Provided information below:
#ifdef ZIPK_DEBUG_STAMPS
    unsigned long long ph_a = 0, ph_b = 0, ph_c = 0, ph_t;
    if (tid0 == 0 && a.stamps) {
        a.stamps[(size_t)kStampRec * blockIdx.x] = wall_clock64();
        a.stamps[(size_t)kStampRec * blockIdx.x + 2] = stamp_hw_id();
    }
#define ZIPK_PH(acc) do { const unsigned long long now_ = wall_clock64(); acc += now_ - ph_t; ph_t = now_; } while (0)
#else
#define ZIPK_PH(acc) do { } while (0)
#endif
    uint32_t round = 0;
    ChunkCursor cc;
    if (a.classes > 1u) {
        const uint32_t c = commit_class(blockIdx.x, gridDim.x, a.classes);
        cc.index = c;
        const uint32_t prio = (a.classes - 1u - c) * 3u / (a.classes - 1u);
        if (prio == 3u) __builtin_amdgcn_s_setprio(3);
        else if (prio == 2u) __builtin_amdgcn_s_setprio(2);
        else if (prio == 1u) __builtin_amdgcn_s_setprio(1);
    }
    ChunkFinisher<HASH, MODE == kStorePacked> fin;
    fin.init(reinterpret_cast<uint32_t *>(rowbuf + row_len), tid0);
    const uint32_t wave0 = __builtin_amdgcn_readfirstlane(tid0 >> 6);
    for (uint32_t row = round_slot(blockIdx.x, gridDim.x, a.classes); row < a.num_rows; row += gridDim.x, round++) {
#ifdef ZIPK_DEBUG_STAMPS
        ph_t = wall_clock64();
#endif
        const uint32_t z = opaque_zero(row);
        const uint32_t tid = tid0 + z;
        const int64_t *in = a.evals + (size_t)row * row_len;
        uint64_t *out_row = a.rows + (size_t)row * cw * (a.compact_rows ? 2 : 4);

        const bool has_next = row + gridDim.x < a.num_rows;
        if (!(prefetch && round)) {
            if (round) lds_barrier();
            for (uint32_t i = tid; i < row_len; i += T) rowbuf[i] = in[i];
            lds_barrier();
        }
        if (prefetch && has_next) {
            const int64_t *nin = a.evals + (size_t)(row + gridDim.x) * row_len;
#pragma unroll
            for (int k = 0; k < NPF; k++) nxt[k] = nin[k * T + tid];
        }

        i128 v[E];
        if (active) {
#pragma unroll
            for (int e = 0; e < E; e++) v[e] = (i128)rowbuf[(pidx[e] ^ z) & 0xFFFFu];
#pragma unroll
            for (int e = 1; e < E; e++) v[e] += v[e - 1];
        } else {
#pragma unroll
            for (int e = 0; e < E; e++) v[e] = 0;
        }
        {
            const i128 pre = block_exclusive_scan_i96(v[E - 1], wave_tot, 0);
            if (active) {
#pragma unroll
                for (int e = 0; e < E; e++) {
                    v[e] += pre;
                    const uint32_t slot = e * PS + tid;
                    t2lo[slot] = (uint64_t)v[e];
                    t2hi[slot] = (uint32_t)((u128)v[e] >> 64);
                }
            }
        }
        lds_barrier();
        if (active) {
#pragma unroll
            for (int e = 0; e < E; e++) {
                const uint32_t slot = (pidx[e] ^ z) >> 16;
                const uint64_t lo = t2lo[slot];
                const int64_t hi = (int64_t)(int32_t)t2hi[slot];
                v[e] = (i128)(((u128)(uint64_t)hi << 64) | lo);
            }
#pragma unroll
            for (int e = 1; e < E; e++) v[e] += v[e - 1];
        }
        {
            const i128 pre = block_exclusive_scan_i96(v[E - 1], wave_tot, 1);
#pragma unroll
            for (int e = 0; e < E; e++) v[e] += pre;
        }

        if (active) {
#pragma unroll
            for (int e = 0; e < E; e++) {
                const uint32_t slot = e * PS + tid;
                t2lo[slot] = (uint64_t)v[e];
                t2hi[slot] = (uint32_t)((u128)v[e] >> 64);
            }
        }
        if (prefetch && has_next) {
#pragma unroll
            for (int k = 0; k < NPF; k++) rowbuf[k * T + tid] = nxt[k];
        }
        fin.top_of_row();
        lds_barrier();
        ZIPK_PH(ph_a);
        if (active) {
            StridedLeaves<E, MODE, true> src;
            src.out_row = out_row;
            src.compact = a.compact_rows;
            src.tree = HASH ? tree_of<MODE == kStorePacked>(a.layers, cw, row) : nullptr;
            src.cw = cw;
            src.T = a.nact;
            src.tid = tid;
            src.smask = smask;
            if (MODE == kStorePacked) {
                src.set_packed(a, row);
#pragma unroll
                for (int k = 0; k < 16; k++) src.ptab[k] = ptab[k];
            }
            {
                const uint32_t slot0 = (tid & (E - 1)) * PS + (tid >> LOGE);
                src.lz_lo = t2lo + slot0;
                src.lz_hi = t2hi + slot0;
                src.lz_stride = a.nact >> LOGE;
            }
            if (HASH) {
                uint32_t top[8];
                bfly_hash<LOGE, 0>(src, top);
            } else {
                store_rows_only<E, 0>(src);
            }
        }
        ZIPK_PH(ph_b);
        fin.after_hash(a, wave0, tid0 & 63u, T);
        const bool last = row + gridDim.x >= a.num_rows;
        if (cc.ends_with(a, round, last)) {
            fin.chunk_end(a, LOGE + 1, cc, round, last, tid, T);
            cc.advance(round);
        }
        ZIPK_PH(ph_c);
#ifdef ZIPK_DEBUG_STAMPS
        if (tid0 == 0 && a.stamps && round < kStampRec - 8) a.stamps[(size_t)kStampRec * blockIdx.x + 8 + round] = ph_t;
#endif
    }
    fin.after_loop(a, wave0, tid0 & 63u, T, smem + 512, (uint32_t)(E * PS * 12u));
    stamp_clock(a, 1);
#ifdef ZIPK_DEBUG_STAMPS
    if (tid0 == 0 && a.stamps) {
        unsigned long long *o = a.stamps + (size_t)kStampRec * blockIdx.x;
        o[1] = wall_clock64();
        o[3] = ph_a; o[4] = ph_b; o[5] = ph_c; o[6] = round;
    }
#endif
}
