# terrense/TTS-sambert_hifiGAN

Hardware: AMD Instinct MI355X
Metric: audio samples/sec/GPU (HiFi-GAN 80-mel→22.05 kHz) at 1/2/4/8 MI355X; RTF (higher is better)
Workload: dtype f16x3

## Files before the change

### profiles/ab_show.py

```python
import json
import os
import sys

tag = sys.argv[1] if len(sys.argv) > 1 else "ab"
out = os.environ.get("OUT_DIR", "profiles/out")
for f in ("new1", "old1", "new2", "old2"):
    d = json.loads(open(f"{out}/{tag}_{f}.json").read().strip().splitlines()[-1])
    ks = {k.split("(")[0][:34]: round(v["ms_per_step"], 3) for k, v in d["kernels"].items()
          if v["ms_per_step"] > 0.1}
    print(f, round(d["ms_per_step"], 3), ks)
```

### tts-sambert_hifigan_amd/csrc/ups_bf16x3.hip

```cpp
#include <hip/hip_runtime.h>

#include <cstdio>

#include "bf16x3_common.h"
#include "kernels.h"
#include "launch.h"

#ifndef HFG_UPS_PAIR
#define HFG_UPS_PAIR 1
#endif

#ifndef HFG_UPS_SMALL_OCC
#define HFG_UPS_SMALL_OCC 3
#endif

namespace hfg {

template <int WAVES_M, int WAVES_N, int WM, int WN>
constexpr int ups_min_blocks() { return WAVES_M * WM * WN <= 2 ? HFG_UPS_SMALL_OCC : 2; }

template <int WAVES_M, int WAVES_N, int WM, int WN, int NP, int FMT>
__global__ void __launch_bounds__(64 * WAVES_M * WAVES_N, (ups_min_blocks<WAVES_M, WAVES_N, WM, WN>()))
ups_bf16x3(const UpsParams p) {
  constexpr int NW = WAVES_M * WAVES_N;
  constexpr int MT = 32 * WM * WAVES_M;
  constexpr int NTILE = 32 * WN * WAVES_N;
  constexpr UpsLds LY = ups_lds(UpsCfg{WAVES_M, WAVES_N, WM, WN});
  static_assert(LY.total <= (int)kMaxLdsBytes, "LDS");
  constexpr int XR = LY.xr;
  constexpr int NQ = XR / 4;
  constexpr int NTASK = 2 * NQ;
  constexpr int TPW = (NTASK + NW - 1) / NW;
  static_assert(TPW <= 64, "one staging task per lane");
  constexpr int XPLANE = LY.xplane;
  constexpr int XBUF = LY.xbuf;
  constexpr int SLAB = LY.slab;
  constexpr int PW = SLAB / 1024 / NW;
  static_assert(PW * 1024 * NW == SLAB, "slab must split evenly over the waves");

  auto xrow_off = [](int r, int h) {
    return 16 * ((2 * r + h) ^ (((r >> 3) & 1) * 5 + ((r >> 2) & 1) * 2));
  };
  extern __shared__ __attribute__((aligned(16))) char lds[];
  char* const Abuf = lds;
  char* const Xbuf = lds + LY.x_off;

  const int tid = threadIdx.x;
  const int lane = tid & 63;
  const int wave = __builtin_amdgcn_readfirstlane(tid >> 6);
  const int wave_m = wave % WAVES_M;
  const int wave_n = wave / WAVES_M;
  const int half = lane >> 5;
  const int col = lane & 31;

  int mt, tx, b;
  {
    const int total = p.m_tiles * p.n_tiles * p.batch;
    int id = blockIdx.x;
    const int q = total >> 3;
    if (id < (q << 3)) id = (id & 7) * q + (id >> 3);
    mt = id % p.m_tiles;
    id /= p.m_tiles;
    tx = id % p.n_tiles;
    b = id / p.n_tiles;
    mt = __builtin_amdgcn_readfirstlane(mt);
    tx = __builtin_amdgcn_readfirstlane(tx);
    b = __builtin_amdgcn_readfirstlane(b);
  }
  const int T_b = p.len_in ? min(p.len_in[b], p.T) : p.T;
  const int ex = FMT == kFmtF16 ? x3_exp_slot(p.amax_in, b) : 0;
  const float sx = FMT == kFmtF16 ? exp2i(ex) : 1.0f;
  const int m0 = tx * NTILE;
  if (m0 >= T_b) return;
  const int NG = p.C_in / 16;

  const char* wsrc = reinterpret_cast<const char*>(p.w) + (int64_t)mt * NG * SLAB;
  auto issue_a = [&](int g, int slot) {
    const char* src = wsrc + (int64_t)g * SLAB;
    char* dst = Abuf + slot * SLAB;
#pragma unroll
    for (int q = 0; q < PW; ++q) {
      const int i = wave + q * NW;
      __builtin_amdgcn_global_load_lds((gptr_t1)(src + i * 1024 + lane * 16),
                                       (lds_ptr_t3)(dst + i * 1024), 16, 0, 0);
    }
  };

  const char* xb = reinterpret_cast<const char*>(p.x + (int64_t)b * p.x_bs);
  const int64_t grp_bytes = (int64_t)16 * p.L * 4;
  const int grp_rec = (int)(unsigned)(grp_bytes < 0xFFFFFFFFll ? grp_bytes : 0xFFFFFFFFll);
  const int task = wave * TPW + lane;
  const bool has_task = lane < TPW && task < NTASK;
  const int hf = task & 1;
  const int xq = task >> 1;
  const int t0 = m0 - 4 + 4 * xq;
  const float sx1 = kLReluSlope * sx;
  bool okt[4];
#pragma unroll
  for (int tt = 0; tt < 4; ++tt) okt[tt] = has_task && (unsigned)(t0 + tt) < (unsigned)T_b;
  const bool q_in = has_task && t0 >= 0 && t0 < p.L;
  const unsigned xoff_lane = q_in ? (unsigned)(8 * hf * p.L + t0) * 4u : 0u;
  const int xcs4 = p.L * 4;
  typedef float f4 __attribute__((ext_vector_type(4)));
  f4 xv[8];
  auto load_x = [&](int g) {
    const __amdgpu_buffer_rsrc_t xrs =
        __builtin_amdgcn_make_buffer_rsrc((void*)(xb + g * grp_bytes), 0, grp_rec, 0x00020000);
#pragma unroll
    for (int e = 0; e < 8; ++e)
      xv[e] = __builtin_bit_cast(
          f4, __builtin_amdgcn_raw_buffer_load_b128(xrs, (int)xoff_lane, e * xcs4, 0));
  };
  auto store_x = [&](int buf) {
    if (!has_task) return;
    char* xh = Xbuf + buf * XBUF;
#pragma unroll
    for (int j = 0; j < 4; ++j) {
      bf16x8 hv, lv;
#pragma unroll
      for (int e = 0; e < 8; e += 2) {
        floatx2_ a;
        a[0] = okt[j] ? fmaxf(xv[e][j] * sx, xv[e][j] * sx1) : 0.f;
        a[1] = okt[j] ? fmaxf(xv[e + 1][j] * sx, xv[e + 1][j] * sx1) : 0.f;
        bf16x2_ hh, ll;
        split2<FMT>(a, hh, ll);
        hv[e] = hh[0];
        hv[e + 1] = hh[1];
        lv[e] = ll[0];
        lv[e + 1] = ll[1];
      }
      const int off = xrow_off(4 * xq + j, hf);
      *reinterpret_cast<bf16x8*>(xh + off) = hv;
      *reinterpret_cast<bf16x8*>(xh + XPLANE + off) = lv;
    }
  };

  floatx16 acc[2][WM][WN];
#pragma unroll
  for (int c = 0; c < 2; ++c)
#pragma unroll
    for (int i = 0; i < WM; ++i)
#pragma unroll
      for (int k = 0; k < WN; ++k)
#pragma unroll
        for (int r = 0; r < 16; ++r) acc[c][i][k][r] = 0.f;

  issue_a(0, 0);
  load_x(0);
  store_x(0);
  wait_vm<0>();
  lds_barrier();

  const int colw = wave_n * 32 * WN + col + 4;
  for (int g = 0; g < NG; ++g) {
    const bool more = g + 1 < NG;
    const bool slab0 = kAblate && (p.dbg & 131072);
    if (more) {
      if (!slab0) issue_a(g + 1, (g + 1) & 1);
      if (!(kAblate && (p.dbg & 1024))) load_x(g + 1);
    }
    const char* as = Abuf + (slab0 ? 0 : (g & 1)) * SLAB;
    bf16x8 a[2][2][2][WM];
#pragma unroll
    for (int c = 0; c < 2; ++c)
#pragma unroll
      for (int tp = 0; tp < 2; ++tp)
#pragma unroll
        for (int pl = 0; pl < 2; ++pl)
#pragma unroll
          for (int i = 0; i < WM; ++i)
            a[c][tp][pl][i] = *reinterpret_cast<const bf16x8*>(
                as + ((((c * 2 + tp) * 2 + pl) * WAVES_M + wave_m) * WM + i) * 1024 + lane * 16);
    const char* xh = Xbuf + (g & 1) * XBUF;
    prio_mfma();
#pragma unroll
    for (int k = 0; k < WN; ++k) {
      bf16x8 bh[3], bl[3];
#pragma unroll
      for (int o = 0; o < 3; ++o) {
        const int off = xrow_off(colw + 32 * k + o - 1, half);
        bh[o] = *reinterpret_cast<const bf16x8*>(xh + off);
        bl[o] = *reinterpret_cast<const bf16x8*>(xh + XPLANE + off);
      }
#pragma unroll
      for (int i = 0; i < WM; ++i)
#pragma unroll
        for (int c = 0; c < 2; ++c)
#pragma unroll
          for (int tp = 0; tp < 2; ++tp) {
            const int o = c + tp;
            mma3<NP, FMT>(a[c][tp][0][i], a[c][tp][1][i], bh[o], bl[o], acc[c][i][k]);
          }
    }
    prio_other();
    if (more && !(kAblate && (p.dbg & 512))) store_x((g + 1) & 1);
    wait_vm<0>();
    lds_barrier();
  }

  const float sc = FMT == kFmtF16 ? exp2i(-(ex + p.ew)) : 1.0f;

  float* yb = p.y + (int64_t)b * p.y_bs;
  float vmax = 0.f;
  auto t2 = [&](float a, float c) { vmax = fmaxf(vmax, fmaxf(fabsf(a), fabsf(c))); };
  const int h = p.u >> 1;
#pragma unroll
  for (int i = 0; i < WM; ++i) {
    const int rb = mt * MT + wave_m * 32 * WM + i * 32 + 4 * half;
#pragma unroll
    for (int k = 0; k < WN; ++k) {
      const int m = m0 + wave_n * 32 * WN + k * 32 + col;
      if (m >= T_b) continue;
      if (h == 1 && HFG_UPS_PAIR) {
        const bool odd = col & 1;
        const int me = m - (odd ? 1 : 0);
        const bool quad_ok = me + 1 < T_b;
#pragma unroll
        for (int r = 0; r < 16; r += 2) {
          const int co0 = rb + acc_row(r);
          const float b0 = p.bias[co0], b1 = p.bias[co0 + 1];
          const float l0 = __builtin_fmaf(acc[0][i][k][r], sc, b0);
          const float r0 = __builtin_fmaf(acc[1][i][k][r], sc, b0);
          const float l1 = __builtin_fmaf(acc[0][i][k][r + 1], sc, b1);
          const float r1 = __builtin_fmaf(acc[1][i][k][r + 1], sc, b1);
          const float s0 = odd ? l0 : l1, s1 = odd ? r0 : r1;
          const float v0 = __builtin_bit_cast(
              float, __builtin_amdgcn_mov_dpp(__builtin_bit_cast(int, s0), 0xB1, 0xF, 0xF, false));
          const float v1 = __builtin_bit_cast(
              float, __builtin_amdgcn_mov_dpp(__builtin_bit_cast(int, s1), 0xB1, 0xF, 0xF, false));
          if (quad_ok) {
            float4 v;
            v.x = odd ? v0 : l0;
            v.y = odd ? v1 : r0;
            v.z = odd ? l1 : v0;
            v.w = odd ? r1 : v1;
            if (!(kAblate && (p.dbg & 262144))) *reinterpret_cast<float4*>(yb + (int64_t)(odd ? co0 + 1 : co0) * p.L_out + 2 * me) = v;
            t2(v.x, v.y);
            t2(v.z, v.w);
          } else {
            floatx2_ a, c;
            a[0] = l0;
            a[1] = r0;
            c[0] = l1;
            c[1] = r1;
            if (!(kAblate && (p.dbg & 262144))) *reinterpret_cast<floatx2_*>(yb + (int64_t)co0 * p.L_out + 2 * m) = a;
            if (!(kAblate && (p.dbg & 262144))) *reinterpret_cast<floatx2_*>(yb + (int64_t)(co0 + 1) * p.L_out + 2 * m) = c;
            t2(l0, r0);
            t2(l1, r1);
          }
        }
      } else if (h == 1) {
#pragma unroll
        for (int r = 0; r < 16; ++r) {
          const int co = rb + acc_row(r);
          const float bv = p.bias[co];
          floatx2_ v;
          v[0] = __builtin_fmaf(acc[0][i][k][r], sc, bv);
          v[1] = __builtin_fmaf(acc[1][i][k][r], sc, bv);
          if (!(kAblate && (p.dbg & 262144))) *reinterpret_cast<floatx2_*>(yb + (int64_t)co * p.L_out + 2 * m) = v;
          t2(v[0], v[1]);
        }
      } else if (h == 2) {
#pragma unroll
        for (int q = 0; q < 4; ++q)
#pragma unroll
          for (int pr = 0; pr < 2; ++pr) {
            const int r0 = 4 * q + 2 * pr;
            const int co = (rb + 8 * q + 2 * pr) >> 1;
            const float bv = p.bias[co];
            float4 v;
            v.x = __builtin_fmaf(acc[0][i][k][r0], sc, bv);
            v.y = __builtin_fmaf(acc[0][i][k][r0 + 1], sc, bv);
            v.z = __builtin_fmaf(acc[1][i][k][r0], sc, bv);
            v.w = __builtin_fmaf(acc[1][i][k][r0 + 1], sc, bv);
            if (!(kAblate && (p.dbg & 262144))) *reinterpret_cast<float4*>(yb + (int64_t)co * p.L_out + 4 * m) = v;
            t2(v.x, v.y);
            t2(v.z, v.w);
          }
      } else {
#pragma unroll
        for (int q = 0; q < 4; ++q) {
          const int row = rb + 8 * q;
          const int co = row / h, sp = row - co * h;
          const float bv = p.bias[co];
#pragma unroll
          for (int c = 0; c < 2; ++c) {
            float4 v;
            v.x = __builtin_fmaf(acc[c][i][k][4 * q + 0], sc, bv);
            v.y = __builtin_fmaf(acc[c][i][k][4 * q + 1], sc, bv);
            v.z = __builtin_fmaf(acc[c][i][k][4 * q + 2], sc, bv);
            v.w = __builtin_fmaf(acc[c][i][k][4 * q + 3], sc, bv);
            if (!(kAblate && (p.dbg & 262144))) *reinterpret_cast<float4*>(yb + (int64_t)co * p.L_out + m * p.u + c * h + sp) = v;
            t2(v.x, v.y);
            t2(v.z, v.w);
          }
        }
      }
    }
  }
  if (p.amax_out) amax_commit(vmax, p.amax_out, b);
}

namespace {

struct EntryUps {
  int cfg, np, fmt;
  Instance<UpsParams> inst;
};

#define HFGUPS_ENTRY(CFG, NP, FMT)                                                    \
  {                                                                                   \
    CFG, NP, FMT, {                                                                   \
      ups_bf16x3<kUpsCfgs[CFG].WAVES_M, kUpsCfgs[CFG].WAVES_N, kUpsCfgs[CFG].WM,      \
                 kUpsCfgs[CFG].WN, NP, FMT>,                                          \
          {0}                                                                         \
    }                                                                                 \
  }
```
End of Provided information.
* _Problem details_: Wherever the string "MODE" turns up in the material, copy the whole line.

* _Response_:
    ChunkFinisher<HASH, MODE == kStorePacked> fin;
            StridedLeaves<E, MODE, true> src;
            src.tree = HASH ? tree_of<MODE == kStorePacked>(a.layers, cw, row) : nullptr;
            if (MODE == kStorePacked) {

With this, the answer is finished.